Segment Open

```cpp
template <int BN, typename T = bf16_t, int NBAND_ = (BN == 64 ? 3 : 2)>
__global__ __launch_bounds__(256, (BN == 64 && NBAND_ == 2) ? 3 : 2) void band_kernel(const P p) {
  constexpr int WN = BN / 64, WM = 4 / WN, MB = BM / WM / 16, B_LD = BN / 64, B_BYTES = BN * 64;
  constexpr int NBAND = NBAND_, DB = 3 * (NBAND - 1), NBBUF = DB + 1;
  constexpr int OFF_B = NBAND * BAND_BYTES, OFF_ZERO = OFF_B + NBBUF * B_BYTES;
  constexpr int N0 = (DB - 1) * B_LD + 5 * (NBAND - 2), N1 = (DB - 1) * B_LD + 5 * (NBAND - 1);
  extern __shared__ __attribute__((aligned(16))) char smem[];
  const int tid = threadIdx.x, lane = tid & 63;
  const int wave = __builtin_amdgcn_readfirstlane(tid >> 6);
  const int wm = wave / WN, wn = wave % WN;
  const int bid = xcd_remap(blockIdx.x, p.nblk);
  stamp(DY_ABLATE_OF(p), p.nblk, 0);
  const int tile_m = bid / p.tiles_n, tile_n = bid - tile_m * p.tiles_n;
  const long m0 = (long)tile_m * BM;
  const int n0 = tile_n * BN;

  if (tid < 16) reinterpret_cast<unsigned*>(smem + OFF_ZERO)[tid] = 0u;

  const int lrow = lane >> 2, slot = lane & 3;
  const int chunk = slot ^ ((lane & 16) ? 2 : 0);
  const bool tail_lane = (lane >> 4) == wave;
  unsigned a_off[5], b_off[B_LD];
#pragma unroll
  for (int j = 0; j < 5; ++j) {
    const int brow = j < 4 ? 16 * (wave + 4 * j) + lrow : 256 + lrow;
    a_off[j] = (unsigned)((m0 - 1 + brow) * p.src_ld * 2 + chunk * 16);
  }
#pragma unroll
  for (int j = 0; j < B_LD; ++j) {
    const int n = n0 + 16 * (wave + 4 * j) + lrow;
    b_off[j] = n < p.Cd ? (unsigned)((long)n * p.w_row * 2 + chunk * 16) : B_ROW_OOB;
  }
  const int ng = p.nk / 3;
  int ga_n = 0, ga_th = 0, ga_ci = 0;
  auto issue_band = [&](int base) {
    const bool live = ga_n < ng && !(DY_ABLATE_OF(p) & 2);
    const unsigned koff = (unsigned)((p.dh0 + p.dhs * ga_th) * p.Ws * (int)p.src_ld * 2 + ga_ci * 2);
    const __amdgpu_buffer_rsrc_t rs = __builtin_amdgcn_make_buffer_rsrc((void*)p.src, 0, live ? p.src_bytes : 0u, 0x00020000);
#pragma unroll
    for (int j = 0; j < 4; ++j)
      __builtin_amdgcn_raw_ptr_buffer_load_lds(rs, (lds_ptr_t)(smem + base + (wave + 4 * j) * 1024), 16, (int)(a_off[j] + koff), 0, 0, 0);
    if (tail_lane)
      __builtin_amdgcn_raw_ptr_buffer_load_lds(rs, (lds_ptr_t)(smem + base + 16 * 1024), 16, (int)(a_off[4] + koff), 0, 0, 0);
    ++ga_n;
    if (++ga_th == 3) { ga_th = 0; ga_ci += BK; }
  };
  int kb = 0, kb_tp = 0, kb_ci = 0;
  auto issue_b = [&](int base) {
    const bool live = kb < p.nk && !(DY_ABLATE_OF(p) & 4);
    const int koff = live ? (int)(((long)kb_tp * p.Cs + kb_ci) * 2) : 0;
    const __amdgpu_buffer_rsrc_t rs = __builtin_amdgcn_make_buffer_rsrc((void*)p.w, 0, live ? p.w_bytes : 0u, 0x00020000);
#pragma unroll
    for (int j = 0; j < B_LD; ++j)
      __builtin_amdgcn_raw_ptr_buffer_load_lds(rs, (lds_ptr_t)(smem + base + (wave + 4 * j) * 1024), 16, (int)b_off[j], koff, 0, 0);
    ++kb;
    if (++kb_tp == 9) { kb_tp = 0; kb_ci += BK; }
  };

  const int fr = lane & 15, fq = lane >> 4;
  const int r0 = 16 * MB * wm + fr;
  int a_rd[3];
#pragma unroll
  for (int tw = 0; tw < 3; ++tw) {
    const int brow = r0 + 1 + p.dw0 + p.dws * tw;
    a_rd[tw] = brow * 64 + ((fq ^ ((brow & 4) ? 2 : 0)) * 16);
  }
  const int b_rd = (64 * wn + fr) * 64 + ((fq ^ ((fr & 4) ? 2 : 0)) * 16);
  unsigned tm[3] = {0u, 0u, 0u};
  {
    const long m = m0 + r0;
    int img, h, w;
    DyTileWalk(m0, p.Hd, p.Wd).at(r0, img, h, w);
#pragma unroll
    for (int i = 0; i < MB; ++i) {
      const bool ok = m + 16 * i < p.M;
#pragma unroll
      for (int th = 0; th < 3; ++th) {
        const bool hv = (unsigned)(h + p.dh0 + p.dhs * th) < (unsigned)p.Hs;
#pragma unroll
        for (int tw = 0; tw < 3; ++tw) {
          const bool wv = (unsigned)(w + p.dw0 + p.dws * tw) < (unsigned)p.Ws;
          if (ok && hv && wv) tm[th] |= 1u << (8 * tw + i);
        }
      }
// ... 17 lines not shown
    if (DY_ABLATE_OF(p) & 16) {
#pragma unroll
      for (int j = 0; j < 4; ++j) bfr[j] = u32x4{0x3f803f80u + (unsigned)b_base, 0x3f803f80u, 0x3f803f80u, 0x3f803f80u};
#pragma unroll
      for (int i = 0; i < MB; ++i) afr[i] = u32x4{0x3f803f80u, 0x3f803f80u + (bits & 1u), 0x3f803f80u, 0x3f803f80u};
    } else {
#pragma unroll
      for (int j = 0; j < 4; ++j) bfr[j] = *reinterpret_cast<const u32x4*>(smem + b_base + b_rd + 1024 * j);
#pragma unroll
      for (int i = 0; i < MB; ++i) {
        const int sel = ((bits >> i) & 1u) ? av : OFF_ZERO - 1024 * i;
        afr[i] = *reinterpret_cast<const u32x4*>(smem + sel + 1024 * i);
      }
    }
    if (DY_ABLATE_OF(p) & 8) {
#pragma unroll
      for (int i = 0; i < MB; ++i) acc[i][0][0] += __builtin_bit_cast(float, afr[i][0] ^ bfr[i & 3][1]);
      return;
    }
    __builtin_amdgcn_s_setprio(1);
#pragma unroll
    for (int i = 0; i < MB; ++i)
#pragma unroll
      for (int j = 0; j < 4; ++j) acc[i][j] = mfma_16x16x32<T>(bfr[j], afr[i], acc[i][j]);
    __builtin_amdgcn_s_setprio(0);
  };
  stamp(DY_ABLATE_OF(p), p.nblk, 1);

  int band_fill = 0, b_fill = 0;
#pragma unroll
  for (int s = 0; s < DB; ++s) {
    if (s % 3 == 0) {
      issue_band(band_fill);
      band_fill += BAND_BYTES;
    }
    issue_b(OFF_B + b_fill);
    b_fill += B_BYTES;
  }
  int band_cur = 0, b_cur = 0, th = 0;
  auto next_b = [&]() {
    b_cur = b_cur == DB * B_BYTES ? 0 : b_cur + B_BYTES;
    b_fill = b_fill == DB * B_BYTES ? 0 : b_fill + B_BYTES;
  };
  auto group = [&](auto tailc) {
    constexpr bool tail = decltype(tailc)::value;
    const unsigned tmc = th == 0 ? tm[0] : (th == 1 ? tm[1] : tm[2]);
    asm volatile("s_waitcnt vmcnt(%0)" ::"n"(N0) : "memory");
    __builtin_amdgcn_s_barrier();
    __builtin_amdgcn_sched_barrier(0);
    if constexpr (!tail) {
      issue_band(band_fill);
      issue_b(OFF_B + b_fill);
    }
    __builtin_amdgcn_sched_barrier(0);
    compute(band_cur, OFF_B + b_cur, tmc, a_rd[0]);
    __builtin_amdgcn_sched_barrier(0);
    next_b();
    asm volatile("s_waitcnt vmcnt(%0)" ::"n"(tail ? B_LD : N1) : "memory");
    __builtin_amdgcn_s_barrier();
    __builtin_amdgcn_sched_barrier(0);
    if constexpr (!tail) issue_b(OFF_B + b_fill);
    __builtin_amdgcn_sched_barrier(0);
    compute(band_cur, OFF_B + b_cur, tmc >> 8, a_rd[1]);
    __builtin_amdgcn_sched_barrier(0);
    next_b();
    asm volatile("s_waitcnt vmcnt(%0)" ::"n"(tail ? 0 : N1) : "memory");
    __builtin_amdgcn_s_barrier();
    __builtin_amdgcn_sched_barrier(0);
    if constexpr (!tail) issue_b(OFF_B + b_fill);
    __builtin_amdgcn_sched_barrier(0);
    compute(band_cur, OFF_B + b_cur, tmc >> 16, a_rd[2]);
    __builtin_amdgcn_sched_barrier(0);
    next_b();
    band_cur = band_cur == (NBAND - 1) * BAND_BYTES ? 0 : band_cur + BAND_BYTES;
    band_fill = band_fill == (NBAND - 1) * BAND_BYTES ? 0 : band_fill + BAND_BYTES;
    th = th == 2 ? 0 : th + 1;
  };
  constexpr bool peel = NBAND == 2;
  for (int g = 0; g < ng - (peel ? 1 : 0); ++g) group(std::false_type{});
  if (peel) group(std::true_type{});
  asm volatile("s_waitcnt vmcnt(0)" ::: "memory");
  __builtin_amdgcn_s_barrier();
  stamp(DY_ABLATE_OF(p), p.nblk, 2);
  epilogue<BN, T, MB>(p, acc, smem, tid, lane, wave, wm, wn, m0, n0, tile_m);
#ifdef DY_DIAG
  asm volatile("s_waitcnt vmcnt(0)" ::: "memory");
#endif
  stamp(DY_ABLATE_OF(p), p.nblk, 5);
}


}

extern "C" int dy_debug_conv5_stamps(unsigned long long* out) {
  return hipMemcpyFromSymbol(out, HIP_SYMBOL(v5::g_stamps), sizeof(unsigned long long) * 16) == hipSuccess ? 0 : 1;
}

bool dy_conv_v5_eligible(const dy_conv_desc* d, int mode) {
  static const bool off = dy_env("DY_NO_CONV_V5") != nullptr;
  if (off || (d->dtype != DY_BF16 && d->dtype != DY_F16)) return false;
  if (!(d->Cs % 32 == 0 && d->KH * d->KW <= 25)) return false;
  if (mode == 1 && d->stride != 1) return false;
  if ((d->src_ld * 2) % 16 != 0 || (d->dst_ld * 2) % 16 != 0 || ((uintptr_t)d->dst) % 16 != 0) return false;
  const long M = (long)d->N * d->Hd * d->Wd;
  if (!(dy_route::dma_extents_ok(d, d->KH, d->KW, d->dil) && M < (1L << 31))) return false;
  const long tiles_m = (M + 255) / 256;
  const long tn = (d->Cd + 127) / 128;
  if (d->Cd >= 96 && tn * 128 * 4 <= (long)d->Cd * 5 && tiles_m * tn >= 256) return true;
  return d->Cd >= 48 && d->Cd <= 64 && tiles_m >= 256;
}

static int v5_launch(const dy_conv_desc* d, int mode, void* stream, const dy_conv_desc* classes, int ncls);

int dy_conv_v5_launch(const dy_conv_desc* d, int mode, void* stream) { return v5_launch(d, mode, stream, nullptr, 0); }

bool dy_conv_v5_classes_eligible(const dy_conv_desc* c, int ncls) {
  static const bool off = dy_env("DY_NO_CONV_V5") != nullptr || (dy_env("DY_V5_CLASSES") && atoi(dy_env("DY_V5_CLASSES")) == 0);
  if (off || ncls < 2 || ncls > 4) return false;
  const dy_conv_desc* d = &c[0];
  if (d->dtype != DY_BF16 && d->dtype != DY_F16) return false;
  if (!(d->Cs % 32 == 0 && d->KHf > 0 && d->KHf * d->KWf <= 25 && d->stride == 1)) return false;
  if (!dy_route::dma_extents_ok(d, d->KHf, d->KWf, 1) || !dy_route::parity_classes_uniform(c, ncls)) return false;
  const long tn = (d->Cd + 127) / 128;
  const bool wide = d->Cd >= 96 && tn * 128 * 4 <= (long)d->Cd * 5, narrow = d->Cd >= 48 && d->Cd <= 64;
  if (!wide && !narrow) return false;
  long tiles = 0;
  for (int i = 0; i < ncls; ++i) {
    const dy_conv_desc& q = c[i];
    if ((long)q.N * q.Hd * q.Wd >= (1L << 31)) return false;
    tiles += (((long)q.N * q.Hd * q.Wd + 255) / 256) * (wide ? tn : 1);
  }
  return tiles >= 256;
}

int dy_conv_v5_launch_classes(const dy_conv_desc* c, int ncls, void* stream) { return v5_launch(&c[0], 0, stream, c, ncls); }

static int v5_launch(const dy_conv_desc* d, int mode, void* stream, const dy_conv_desc* classes, int ncls) {
  v5::P p;
  dy_route::fill_taps_extents(p, d, mode);
  p.nk = d->KH * d->KW * d->Cs / v5::BK;
  static const int ablate = dy_env("DY_ABLATE") ? atoi(dy_env("DY_ABLATE")) : 0;
  p.ablate = ablate;
  const int bn = d->Cd <= 64 ? 64 : 128;
  p.tiles_n = dy_cdiv(d->Cd, bn);
  p.nblk = dy_cdiv(p.M, v5::BM) * p.tiles_n;
  DY_CHECK(ncls <= 1 || (ncls <= 4 && mode == 0), "conv_v5: at most 4 forward-style classes");
  dy_route::fill_parity_classes(p, classes, ncls);
  if (p.ncls > 1) p.nblk = dy_route::number_parity_blocks(p, v5::BM, dy_route::CLS_XCD_SLOTS);
  constexpr int RING128 = v5::NSTAGE * (v5::A_BYTES + 128 * 64), EPI128 = dy_epi::row_image_bytes<v5::BM, 128>();
  constexpr int RING64 = 4 * (v5::A_BYTES + 64 * 64), EPI64 = dy_epi::row_image_bytes<v5::BM, 64>();
  constexpr int SH128 = RING128 > EPI128 ? RING128 : EPI128, SH64 = RING64 > EPI64 ? RING64 : EPI64;
  constexpr int RING64S = 2 * (v5::A_BYTES + 64 * 64), SH64S = RING64S > EPI64 ? RING64S : EPI64;
  static_assert(4 * SH64S <= 160 * 1024, "four blocks per CU");
  static const bool slim64 = !(dy_env("DY_CONV64_SLIM") && atoi(dy_env("DY_CONV64_SLIM")) == 0);
  constexpr int BAND128 = 2 * v5::BAND_BYTES + 4 * 128 * 64 + 64, BAND64 = 3 * v5::BAND_BYTES + 7 * 64 * 64 + 64;
  constexpr int SB128 = BAND128 > EPI128 ? BAND128 : EPI128, SB64 = BAND64 > EPI64 ? BAND64 : EPI64;
  constexpr int BAND64S = 2 * v5::BAND_BYTES + 4 * 64 * 64 + 64, SB64S = BAND64S > EPI64 ? BAND64S : EPI64;
  static_assert(3 * SB64S <= 160 * 1024, "three blocks per CU");
  static const int band64_nband = dy_env("DY_BAND64_NBAND") ? atoi(dy_env("DY_BAND64_NBAND")) : 2;
  static_assert(2 * SH128 <= 160 * 1024 && 2 * SH64 <= 160 * 1024 && 2 * SB128 <= 160 * 1024 && 2 * SB64 <= 160 * 1024, "two blocks per CU");
  static const bool no_band = dy_env("DY_NO_CONV_BAND") != nullptr;
  const bool band = ncls <= 1 && !no_band && d->KH == 3 && d->KW == 3 && d->stride == 1 && d->pad == 1 && d->dil == 1 && d->KHf <= 0 && d->Hs == d->Hd &&
                    d->Ws == d->Wd && d->Ws >= 16;
  static bool configured = false;
  if (!configured) {
    hipError_t e = hipFuncSetAttribute(reinterpret_cast<const void*>(&v5::conv_kernel<128, bf16_t>), hipFuncAttributeMaxDynamicSharedMemorySize, SH128);
    if (e == hipSuccess) e = hipFuncSetAttribute(reinterpret_cast<const void*>(&v5::conv_kernel<64, bf16_t>), hipFuncAttributeMaxDynamicSharedMemorySize, SH64);
    if (e == hipSuccess) e = hipFuncSetAttribute(reinterpret_cast<const void*>(&v5::conv_kernel<128, f16_t>), hipFuncAttributeMaxDynamicSharedMemorySize, SH128);
    if (e == hipSuccess) e = hipFuncSetAttribute(reinterpret_cast<const void*>(&v5::conv_kernel<64, f16_t>), hipFuncAttributeMaxDynamicSharedMemorySize, SH64);
    if (e == hipSuccess) e = hipFuncSetAttribute(reinterpret_cast<const void*>(&v5::conv_kernel<64, bf16_t, true>), hipFuncAttributeMaxDynamicSharedMemorySize, SH64S);
    if (e == hipSuccess) e = hipFuncSetAttribute(reinterpret_cast<const void*>(&v5::conv_kernel<64, f16_t, true>), hipFuncAttributeMaxDynamicSharedMemorySize, SH64S);
    if (e == hipSuccess) e = hipFuncSetAttribute(reinterpret_cast<const void*>(&v5::band_kernel<128, bf16_t>), hipFuncAttributeMaxDynamicSharedMemorySize, SB128);
    if (e == hipSuccess) e = hipFuncSetAttribute(reinterpret_cast<const void*>(&v5::band_kernel<64, bf16_t>), hipFuncAttributeMaxDynamicSharedMemorySize, SB64);
    if (e == hipSuccess) e = hipFuncSetAttribute(reinterpret_cast<const void*>(&v5::band_kernel<128, f16_t>), hipFuncAttributeMaxDynamicSharedMemorySize, SB128);
    if (e == hipSuccess) e = hipFuncSetAttribute(reinterpret_cast<const void*>(&v5::band_kernel<64, f16_t>), hipFuncAttributeMaxDynamicSharedMemorySize, SB64);
    if (e == hipSuccess) e = hipFuncSetAttribute(reinterpret_cast<const void*>(&v5::band_kernel<64, bf16_t, 2>), hipFuncAttributeMaxDynamicSharedMemorySize, SB64S);
    if (e == hipSuccess) e = hipFuncSetAttribute(reinterpret_cast<const void*>(&v5::band_kernel<64, f16_t, 2>), hipFuncAttributeMaxDynamicSharedMemorySize, SB64S);
    if (e != hipSuccess) {
      dy_set_error("conv_v5: hipFuncSetAttribute failed: %s", hipGetErrorString(e));
      return 3;
    }
    configured = true;
  }
  const bool f16 = d->dtype == DY_F16;
  if (band && bn == 128) {
    dy_note_kernel("v5::band_kernel<128>");
    if (f16) v5::band_kernel<128, f16_t><<<p.nblk, 256, SB128, (hipStream_t)stream>>>(p);
    else v5::band_kernel<128, bf16_t><<<p.nblk, 256, SB128, (hipStream_t)stream>>>(p);
  } else if (band && band64_nband == 2) {
    dy_note_kernel("v5::band_kernel<64>");
    if (f16) v5::band_kernel<64, f16_t, 2><<<p.nblk, 256, SB64S, (hipStream_t)stream>>>(p);
    else v5::band_kernel<64, bf16_t, 2><<<p.nblk, 256, SB64S, (hipStream_t)stream>>>(p);
  } else if (band) {
    dy_note_kernel("v5::band_kernel<64>");
    if (f16) v5::band_kernel<64, f16_t><<<p.nblk, 256, SB64, (hipStream_t)stream>>>(p);
    else v5::band_kernel<64, bf16_t><<<p.nblk, 256, SB64, (hipStream_t)stream>>>(p);
  } else if (bn == 128) {
    dy_note_kernel("v5::conv_kernel<128>");
    if (f16) v5::conv_kernel<128, f16_t><<<p.nblk, 256, SH128, (hipStream_t)stream>>>(p);
    else v5::conv_kernel<128, bf16_t><<<p.nblk, 256, SH128, (hipStream_t)stream>>>(p);
  } else if (slim64) {
    dy_note_kernel("v5::conv_kernel<64>");
    if (f16) v5::conv_kernel<64, f16_t, true><<<p.nblk, 256, SH64S, (hipStream_t)stream>>>(p);
    else v5::conv_kernel<64, bf16_t, true><<<p.nblk, 256, SH64S, (hipStream_t)stream>>>(p);
  } else {
    dy_note_kernel("v5::conv_kernel<64>");
    if (f16) v5::conv_kernel<64, f16_t><<<p.nblk, 256, SH64, (hipStream_t)stream>>>(p);
    else v5::conv_kernel<64, bf16_t><<<p.nblk, 256, SH64, (hipStream_t)stream>>>(p);
  }
  DY_LAUNCH_CHECK();
  return 0;
}
```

Segment Closed

● **Assignment**
Every line in the data above that contains "stride" needs to be copied.

● **Written answer**
  if (mode == 1 && d->stride != 1) return false;
  if (!(d->Cs % 32 == 0 && d->KHf > 0 && d->KHf * d->KWf <= 25 && d->stride == 1)) return false;
  const bool band = ncls <= 1 && !no_band && d->KH == 3 && d->KW == 3 && d->stride == 1 && d->pad == 1 && d->dil == 1 && d->KHf <= 0 && d->Hs == d->Hd &&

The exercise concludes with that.